Optimal Auction Design Under Asymmetric Information

Abstract

We study the problem of a seller who wishes to maximize expected revenue when allocating a single indivisible good to $n$ bidders. Each bidder $i$ privately observes a valuation $v_i \sim F_i$ drawn from a distribution that may differ across bidders. Following Myerson (1981), we characterize the optimal mechanism via virtual valuations and extend the analysis to settings with correlated types.

1. Introduction

The design of revenue-maximizing auctions is a central problem in mechanism design. Myerson's (1981) celebrated result shows that under independent private values, the optimal direct revelation mechanism takes a clean virtual-value form: allocate to the bidder with the highest virtual valuation, provided it is non-negative.

This paper revisits that framework under two generalizations:

Correlated types — bidder valuations are drawn from a joint distribution with non-trivial dependence structure.
Interdependent values — bidder $i$ 's willingness to pay depends not only on her own signal $s_i$ but on the vector $s = (s_1, \ldots, s_n)$ .

2. Model

Let $\mathcal{N} = \{1, \ldots, n\}$ be the set of bidders. A direct revelation mechanism is a pair $(q, t)$ where:

$q : \mathbb{R}^n \to \Delta(\mathcal{N} \cup \{0\})$ maps reported type profiles to allocation probabilities;
$t : \mathbb{R}^n \to \mathbb{R}^n$ maps reported profiles to transfer payments.

A mechanism is incentive compatible (IC) if truthful reporting is a Bayes-Nash equilibrium, and individually rational (IR) if each bidder weakly prefers participation over opting out.

3. Main Result

Theorem 1. Under independent private values with regular distributions $F_1, \ldots, F_n$ , the revenue-maximizing IC and IR mechanism allocates the good to the bidder $i^* = \arg\max_i \psi_i(v_i)$ where

$\psi_i(v) = v - \frac{1 - F_i(v)}{f_i(v)}$

is the virtual valuation of bidder $i$ , provided $\psi_{i^*}(v_{i^*}) \geq 0$ .
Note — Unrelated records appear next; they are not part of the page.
template <int K1, bool W3LO = true>
__global__ __launch_bounds__(256) __attribute__((amdgpu_waves_per_eu(1, 1)))
void trunk3_kernel(const TrunkTile* __restrict__ tiles, int n_tiles, int n_views, int ctx, const RInfo* __restrict__ rinfo,
                   const uint8_t* __restrict__ bases, const uint32_t* __restrict__ kin, CtxWeights W, TrunkMaps mp, half_t* __restrict__ dump,
                   int32_t* __restrict__ list_steps, const int32_t* __restrict__ tcost) {
    constexpr int NW = 4, NTW = 2;
    __shared__ __attribute__((aligned(16))) half_t smem[T3_LDS_HALVES + T3_XROWS * TR_WRS];
    static_assert(sizeof(smem) == 147840, "LDS plan");
    __shared__ uint32_t rlist[2][T3_RLW];
    __shared__ int64_t s_grow0;
    __shared__ int s_kind;
    __shared__ __attribute__((aligned(16))) half_t kc[3][2][128];
    __shared__ __attribute__((aligned(16))) half_t e4c[2 * C4_CH];
    half_t* a_hi = smem;
    half_t* a_lo = a_hi + T3_AROWS * TR_RS;
    half_t* b_hi = a_lo + T3_AROWS * TR_RS;
    half_t* b_lo = b_hi + T3_BROWS * TR_RS;
    half_t* h1_hi = b_lo + T3_BROWS * TR_RS;
    half_t* h1_lo = h1_hi + T3_H1 * TR_RS;
    half_t* h3_hi = h1_lo + T3_H1 * TR_RS;
    half_t* h3_lo = h3_hi + T3_H3 * TR_RS;
    half_t* xb = h3_lo + T3_H3 * TR_RS;
    const int n_work = n_tiles * n_views;
    const int lane = threadIdx.x & 63, wave = __builtin_amdgcn_readfirstlane(threadIdx.x >> 6);
    int w0, w1;
    if (tcost) {
        const int64_t c_view = tcost[n_tiles], c_all = c_view * n_views;
        auto cost_at = [&](const int wq) __attribute__((always_inline)) {
            const int v = wq >= n_tiles && wq < n_work ? 1 : wq >= n_work ? n_views : 0;
            return v * c_view + (wq >= n_work ? 0 : tcost[wq - (v ? n_tiles : 0)]);
        };
        auto first_at = [&](const int64_t target) __attribute__((always_inline)) {
            int lo = 0, hi = n_work;
            while (hi > lo) {
                const int stride = (hi - lo + 63) / 64;
                const int probe = lo + lane * stride;
                const bool ge = probe >= hi || cost_at(probe) >= target;
                const uint64_t bal = __ballot(ge);
                const int first = bal ? __builtin_ctzll(bal) : 64;
                if (first == 0) {
                    hi = lo;
                } else {
                    const int nlo = lo + (first - 1) * stride + 1;
                    hi = first < 64 ? min(lo + first * stride, hi) : hi;
                    lo = nlo;
                }
            }
            return __builtin_amdgcn_readfirstlane(lo);
        };
        const int64_t k = blockIdx.x, G = gridDim.x;
        w0 = first_at((k * c_all + G - 1) / G);
        w1 = k + 1 == G ? n_work : first_at(((k + 1) * c_all + G - 1) / G);
    } else {
        const int base_n = n_work / (int)gridDim.x, rem_n = n_work - base_n * (int)gridDim.x;
        w0 = (int)blockIdx.x * base_n + min((int)blockIdx.x, rem_n);
        w1 = w0 + base_n + ((int)blockIdx.x < rem_n);
    }
    if (w0 >= w1) return;

    for (int i = threadIdx.x; i < (T3_LDS_HALVES + T3_XROWS * TR_WRS) / 2; i += NW * 64) reinterpret_cast<uint32_t*>(smem)[i] = 0u;
    for (int i = threadIdx.x; i < 2 * T3_RLW; i += NW * 64) rlist[0][i] = 0;
    __syncthreads();

    struct Build {
        TrunkTile tl, tl2;
        RInfo ri;
        int w, view, warm, cst, calib, ueff, b;
        uint32_t k, rl;
    } bd;
    auto build_desc1 = [&](const int w) __attribute__((always_inline)) {
        bd.w = w;
        bd.view = w >= n_tiles;
        bd.tl = tiles[bd.view ? w - n_tiles : w];
        const int w2 = min(w + 1, n_work - 1);
        bd.tl2 = tiles[w2 >= n_tiles ? w2 - n_tiles : w2];
    };
    auto build_desc2 = [&](const int prev_warm, const bool first) __attribute__((always_inline)) {
        bd.tl.read_idx = __builtin_amdgcn_readfirstlane(bd.tl.read_idx);
        bd.tl.u0 = __builtin_amdgcn_readfirstlane(bd.tl.u0);
        bd.warm = first ? 1 : (prev_warm ? 0 : (bd.tl.u0 == -TR_PAD));
        bd.calib = 0;
        bd.ueff = bd.tl.u0 - (bd.warm ? TR_OWN : 0);
        bd.ri = rinfo[bd.tl.read_idx];
    };
    auto build_desc3 = [&]() __attribute__((always_inline)) {
        bd.ri.len = __builtin_amdgcn_readfirstlane(bd.ri.len);
        bd.ri.map_off = __builtin_amdgcn_readfirstlane(bd.ri.map_off);
        bd.ri.base_off = ((int64_t)__builtin_amdgcn_readfirstlane((int)(bd.ri.base_off >> 32)) << 32) |
                         (uint32_t)__builtin_amdgcn_readfirstlane((int)bd.ri.base_off);
        bd.cst = bd.tl.u0 == -TR_PAD || (!bd.warm && bd.tl.u0 >= bd.ri.len);
    };
    auto build_loads = [&]() __attribute__((always_inline)) {
        const int r = threadIdx.x, L = bd.ri.len, x = bd.ueff + T3_S1 + r;
        const int xc = min(max(x, 0), L - 1);
        const int64_t j = bd.ri.base_off + (bd.view ? L - 1 - xc : xc);
        bd.b = bases[j];
        bd.k = kin[j];
        const size_t li = bd.calib ? (size_t)2 * n_work : bd.warm ? (bd.tl.u0 == -TR_PAD ? (size_t)n_work + bd.w : (size_t)2 * n_work) : (size_t)bd.w;
        bd.rl = reinterpret_cast<const uint32_t*>(mp.rowlist + li * T3_RL)[min(r, T3_RL / 4 - 1)];
    };
    auto build_store = [&](const int buf) __attribute__((always_inline)) {
        const int r = threadIdx.x, x = bd.ueff + T3_S1 + r;
        if (r == 0) {
            s_grow0 = (int64_t)bd.view * mp.view_rows + bd.ri.map_off + (bd.ueff + TR_PAD);
            s_kind = bd.warm | (bd.cst << 1) | (bd.calib << 2);
        }
        if (r < T3_XROWS) {
            const bool in = !bd.calib && x >= 0 && x < bd.ri.len;
            *reinterpret_cast<uint4*>(xb + r * TR_WRS) = feature_row(in ? bd.b : -1, bd.k, bd.view);
        }
        if (r < T3_RL3 / 4) rlist[buf][r / (TR_OWN / 4) * 32 + r % (TR_OWN / 4)] = bd.rl;
        else if (r < T3_RL / 4) rlist[buf][3 * 32 + r - T3_RL3 / 4] = bd.rl;
    };

    using C1 = SCfg<8, (2 * K1 + 3) / 4 * 4, TR_WRS, 1, true, false, K1, 2, NTW>;
    using C2 = SCfg<128, 3, TR_RS, 2, true, true, 0, 1, NTW>;
    using C3 = SCfg<128, 3, TR_RS, 4, W3LO, true, 0, 1, NTW>;
    using C4 = SCfg<128, 3, TR_RS, 8, true, true, 0, 1, NTW>;
    using C4s = SCfg<128, 3, TR_RS, 8, true, true, 0, 1, 1>;
    const int nt04 = wave == 0 ? 0 : wave == 1 ? 1 : wave == 2 ? 3 : 4;
    using L1 = SConv<C1, C2, 0, 2, 2, 3>;
    using L2 = SConv<C2, C3, 0, 3, 4>;
    using L3 = SConv<C3, C4, 0, 3, 4>;
    static_assert(T3_XROWS <= NW * 64, "one feature row per thread");
    auto wf = [&](int i) { return reinterpret_cast<const half_t*>(W.wfrag_h[i]); };
    const half_t* c1f = reinterpret_cast<const half_t*>(W.c1f);
    const int nt0 = NTW * wave;

    WRegs wr;
    sconv_load_w<C1, 0, C1::KB>(c1f, nt0, lane, wr);
    sconv_load_bias<C1>(W.c1f_bias, nt0, lane, wr);
    build_desc1(w0);
    build_desc2(0, true);
    build_desc3();
    bd.calib = 1;
    bd.cst = 0;
    build_loads();
    build_store(0);
    int buf = 0;
    int w = w0, warm = 1;
    int n_list = 0;
    int n_const = 0;
    bool prev_calib = false;
    half_t* const dump_rows = dump + TR_OWN * 2 * C4_CH;
    half_t* const dump_cal = dump_rows + 128 * 256 + (size_t)blockIdx.x * (TR_OWN * 2 * C4_CH);
    constexpr int first_new[3] = {T3_H1, T3_H2, T3_H3};
#ifdef HM_TRUNK_STAMP
    unsigned long long ts[10], acc_t[16] = {};
    unsigned long long n_it = 0, acc_c = 0, n_c = 0;
    const bool st_on = blockIdx.x == 0;
    const unsigned long long tk0 = hm_stamp(), tr0 = __builtin_amdgcn_s_memrealtime();
#define TS(i) do { if (st_on) ts[i] = hm_stamp(); } while (0)
#else
#define TS(i)
#endif
    while (true) {
        t3_lds_barrier();
        TS(0);
        const int64_t grow0 = s_grow0;
        const int kind = __builtin_amdgcn_readfirstlane(s_kind);
        const int cur_warm = kind & 1, cur_const = (kind >> 1) & 1, cur_calib = kind >> 2;
        if (prev_calib) {
            prev_calib = false;
            __builtin_amdgcn_fence(__ATOMIC_ACQUIRE, "agent");
            const int t = threadIdx.x;
            if (t < 96) {
                const int l = t >> 5, plane = (t >> 4) & 1, col = (t & 15) * 8;
                const half_t* src = l == 0 ? (plane ? h1_lo : h1_hi) : l == 1 ? (plane ? b_lo : b_hi) : (plane ? h3_lo : h3_hi);
                *reinterpret_cast<uint4*>(&kc[l][plane][col]) = *reinterpret_cast<const uint4*>(src + col);
            } else if (t < 96 + 24) {
                reinterpret_cast<uint4*>(e4c)[t - 96] = reinterpret_cast<const uint4*>(dump_cal + (TR_OWN - 1) * 2 * C4_CH)[t - 96];
            }
            __syncthreads();
        }
        const int wn = cur_warm ? w : w + 1;
        const bool last = wn >= w1;
        half_t* g1 = cur_calib ? dump_rows : reinterpret_cast<half_t*>(mp.e[0]) + (grow0 + T3_S2) * 256;
        half_t* g2 = cur_calib ? dump_rows : reinterpret_cast<half_t*>(mp.e[1]) + (grow0 + T3_S3) * 256;
        half_t* g3 = cur_calib ? dump_rows : reinterpret_cast<half_t*>(mp.e[2]) + grow0 * 256;
        const uint8_t* rl = reinterpret_cast<const uint8_t*>(rlist[buf]);
        if (cur_const) {
            const int t = threadIdx.x;
            n_const += !cur_warm;
            const int wb = min(wn, w1 - 1);
            bool new_read = false;
            if (wb != bd.w) {
                const int prev_read = bd.tl.read_idx;
                bd.w = wb;
                bd.view = wb >= n_tiles;
                bd.tl.read_idx = __builtin_amdgcn_readfirstlane(bd.tl2.read_idx);
                bd.tl.u0 = __builtin_amdgcn_readfirstlane(bd.tl2.u0);
                const int w2 = min(wb + 1, n_work - 1);
                bd.tl2 = tiles[w2 >= n_tiles ? w2 - n_tiles : w2];
                new_read = bd.tl.read_idx != prev_read;
                if (new_read) bd.ri = rinfo[bd.tl.read_idx];
            }
            auto finish_desc = [&]() __attribute__((always_inline)) {
                bd.warm = cur_warm ? 0 : (bd.tl.u0 == -TR_PAD);
                bd.calib = 0;
                bd.ueff = bd.tl.u0 - (bd.warm ? TR_OWN : 0);
                bd.cst = bd.tl.u0 == -TR_PAD || (!bd.warm && bd.tl.u0 >= bd.ri.len);
                build_loads();
            };
            if (!new_read) finish_desc();
            if (!cur_warm) {
                uint4* g4 = reinterpret_cast<uint4*>(reinterpret_cast<half_t*>(mp.e4) + grow0 * (2 * C4_CH));
                const uint4 v = reinterpret_cast<const uint4*>(e4c)[t % 24];
                const uint4 v2 = reinterpret_cast<const uint4*>(e4c)[(t + 16) % 24], v3 = reinterpret_cast<const uint4*>(e4c)[(t + 8) % 24];
#pragma unroll
                for (int k = 0; k < (TR_OWN * 24 + 255) / 256; ++k) {
                    const int c = t + 256 * k;
                    if (c < TR_OWN * 24) g4[c] = k % 3 == 0 ? v : k % 3 == 1 ? v2 : v3;
                }
            }
#pragma unroll
            for (int l = 0; l < 3; ++l) {
                const uint8_t* rows = rl + 128 * l;
                half_t* g = l == 0 ? g1 : l == 1 ? g2 : g3;
                const int fill = first_new[l] + TR_OWN - 1, ch = t & 31;
                const uint4 v = reinterpret_cast<const uint4*>(&kc[l][0][0])[ch];
                int pr[TR_OWN / 8];
#pragma unroll
                for (int i = 0; i < TR_OWN / 8; ++i) pr[i] = rows[(t >> 5) + 8 * i];
#pragma unroll
                for (int i = 0; i < TR_OWN / 8; ++i)
                    if (pr[i] != fill) reinterpret_cast<uint4*>(g + (size_t)pr[i] * 256)[ch] = v;
                if (t < 32) reinterpret_cast<uint4*>(g + (size_t)fill * 256)[ch] = v;
            }
            for (int c = t; c < (T3_H1 + T3_H2 + T3_H3) * 32; c += NW * 64) {
                const int row = c >> 5, plane = (c >> 4) & 1, col = (c & 15) * 8;
                const int l = row < T3_H1 ? 0 : row < T3_H1 + T3_H2 ? 1 : 2, r = row - (l == 0 ? 0 : l == 1 ? T3_H1 : T3_H1 + T3_H2);
                half_t* dst = (l == 0 ? (plane ? h1_lo : h1_hi) : l == 1 ? (plane ? b_lo : b_hi) : (plane ? h3_lo : h3_hi)) + r * TR_RS + col;
                *reinterpret_cast<uint4*>(dst) = *reinterpret_cast<const uint4*>(&kc[l][plane][col]);
            }
            if (new_read) {
                build_desc3();
                finish_desc();
            }
            t3_lds_barrier();
            build_store(buf ^ 1);
            buf ^= 1;
#ifdef HM_TRUNK_STAMP
            if (st_on) {
                acc_c += hm_stamp() - ts[0];
                ++n_c;
            }
#endif
            if (last) break;
            w = wn;
            warm = bd.warm;
            continue;
        }
        move_rows<T3_H1, NW * 64>(a_hi, a_lo, h1_hi, h1_lo, threadIdx.x);
        L1::run(xb, xb, wr, EpiTrunk3{a_hi + T3_H1 * TR_RS, a_lo + T3_H1 * TR_RS}, wf(1), W.bias[1], nt0, nt0);
        build_desc1(min(wn, w1 - 1));
        TS(1);
        __syncthreads();
        TS(2);
        build_desc2(cur_warm, cur_calib != 0);
        L2::run(a_hi, a_lo, wr, EpiTrunk3{b_hi + T3_H2 * TR_RS, b_lo + T3_H2 * TR_RS}, wf(2), W.bias[2], nt0, nt0, CopyRows3<NW>{rl, g1});
        move_rows<T3_H1, NW * 64>(h1_hi, h1_lo, a_hi + T3_M * TR_RS, a_lo + T3_M * TR_RS, threadIdx.x);
        TS(3);
        __syncthreads();
        TS(4);
        build_desc3();
        build_loads();
        move_rows<T3_H3, NW * 64>(a_hi, a_lo, h3_hi, h3_lo, threadIdx.x);
        L3::run(b_hi, b_lo, wr, EpiTrunk3{a_hi + T3_H3 * TR_RS, a_lo + T3_H3 * TR_RS}, wf(3), W.bias[3], nt0, nt04, CopyRows3<NW>{rl + 128, g2});
        TS(5);
        __syncthreads();
        TS(6);
        move_rows<T3_H3, NW * 64>(h3_hi, h3_lo, a_hi + T3_M * TR_RS, a_lo + T3_M * TR_RS, threadIdx.x);
        move_rows<T3_H2, NW * 64>(b_hi, b_lo, b_hi + T3_M * TR_RS, b_lo + T3_M * TR_RS, threadIdx.x);
        const EpiE43 e4{cur_calib ? dump_cal : cur_warm ? dump : reinterpret_cast<half_t*>(mp.e4) + grow0 * (2 * C4_CH)};
        const int n4 = __builtin_amdgcn_readfirstlane((int)rlist[buf][T3_RLW - 1]);
        if (!cur_warm && n4 <= T3_N4) {
            ++n_list;
            const uint8_t* rows4 = rl + 3 * 128;
            const ListRows4 rm{rows4};
            const EpiE4L e4l{reinterpret_cast<half_t*>(mp.e4) + grow0 * (2 * C4_CH), rows4};
            using NoCp = typename SConvR<C4, C1, ListRows4, 2, 2>::NoCopy;
            if (wave & 1) {
                SConvR<C4s, void, ListRows4, 0, 1, 1>::template run<1>(a_hi, a_lo, wr, e4l, c1f, W.c1f_bias, nt04, nt0, CopyRows3<NW>{rl + 256, g3}, rm);
                SConvR<C4, C1, ListRows4, 2, 2>::run(a_hi, a_lo, wr, e4l, c1f, W.c1f_bias, nt04, nt0, NoCp{}, rm);
            } else {
                SConvR<C4, void, ListRows4, 0, 1, 1>::run(a_hi, a_lo, wr, e4l, c1f, W.c1f_bias, nt04, nt0, CopyRows3<NW>{rl + 256, g3}, rm);
                SConvR<C4s, C1, ListRows4, 2, 2>::template run<0>(a_hi, a_lo, wr, e4l, c1f, W.c1f_bias, nt04, nt0, NoCp{}, rm);
            }
        } else
        if (wave & 1) {
            SConv<C4s, void, 0, 2, 2>::template run<1>(a_hi, a_lo, wr, e4, c1f, W.c1f_bias, nt04, nt0, CopyRows3<NW>{rl + 256, g3});
            SConv<C4, C1, 4, 3>::run(a_hi, a_lo, wr, e4, c1f, W.c1f_bias, nt04, nt0);
        } else {
            SConv<C4, void, 0, 2, 2>::run(a_hi, a_lo, wr, e4, c1f, W.c1f_bias, nt04, nt0, CopyRows3<NW>{rl + 256, g3});
            SConv<C4s, C1, 4, 3>::template run<0>(a_hi, a_lo, wr, e4, c1f, W.c1f_bias, nt04, nt0);
        }
        build_store(buf ^ 1);
        buf ^= 1;
        if (cur_calib) {
            __builtin_amdgcn_fence(__ATOMIC_RELEASE, "agent");
            prev_calib = true;
        }
        TS(7);
#ifdef HM_TRUNK_STAMP
        if (st_on) {
            __syncthreads();
            ts[8] = hm_stamp();
            for (int l = 0; l < 4; ++l) {
                acc_t[4 * l + 0] += ts[2 * l + 1] - ts[2 * l];
                acc_t[4 * l + 3] += ts[2 * l + 2] - ts[2 * l + 1];
            }
            ++n_it;
        }
#endif
        if (last) break;
        w = wn;
        warm = bd.warm;
    }
    (void)warm;
#ifdef HM_TRUNK_STAMP
    if (st_on && (threadIdx.x & 63) == 0) {
        for (int i = 0; i < 16; ++i) atomicAdd(&g_trunk3_stamp[threadIdx.x >> 6][i], acc_t[i]);
        atomicAdd(&g_trunk3_stamp[threadIdx.x >> 6][16], n_it);
        atomicAdd(&g_trunk3_stamp[threadIdx.x >> 6][17], acc_c);
        atomicAdd(&g_trunk3_stamp[threadIdx.x >> 6][18], n_c);
        atomicAdd(&g_trunk3_stamp[threadIdx.x >> 6][22], hm_stamp() - tk0);
        atomicAdd(&g_trunk3_stamp[threadIdx.x >> 6][23], __builtin_amdgcn_s_memrealtime() - tr0);
    }
#endif
#undef TS
    if (list_steps && threadIdx.x == 0 && n_list) atomicAdd(list_steps + ctx, n_list);
    if (list_steps && threadIdx.x == 0 && n_const) atomicAdd(list_steps + 4 + ctx, n_const);
}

The proof follows from the standard envelope argument and the observation that IC pins down transfers up to a constant once allocation rules are fixed.

References

Myerson, R. B. (1981). Optimal auction design. Mathematics of Operations Research, 6(1), 58–73.
Bulow, J., & Roberts, J. (1989). The simple economics of optimal auctions. Journal of Political Economy, 97(5), 1060–1090.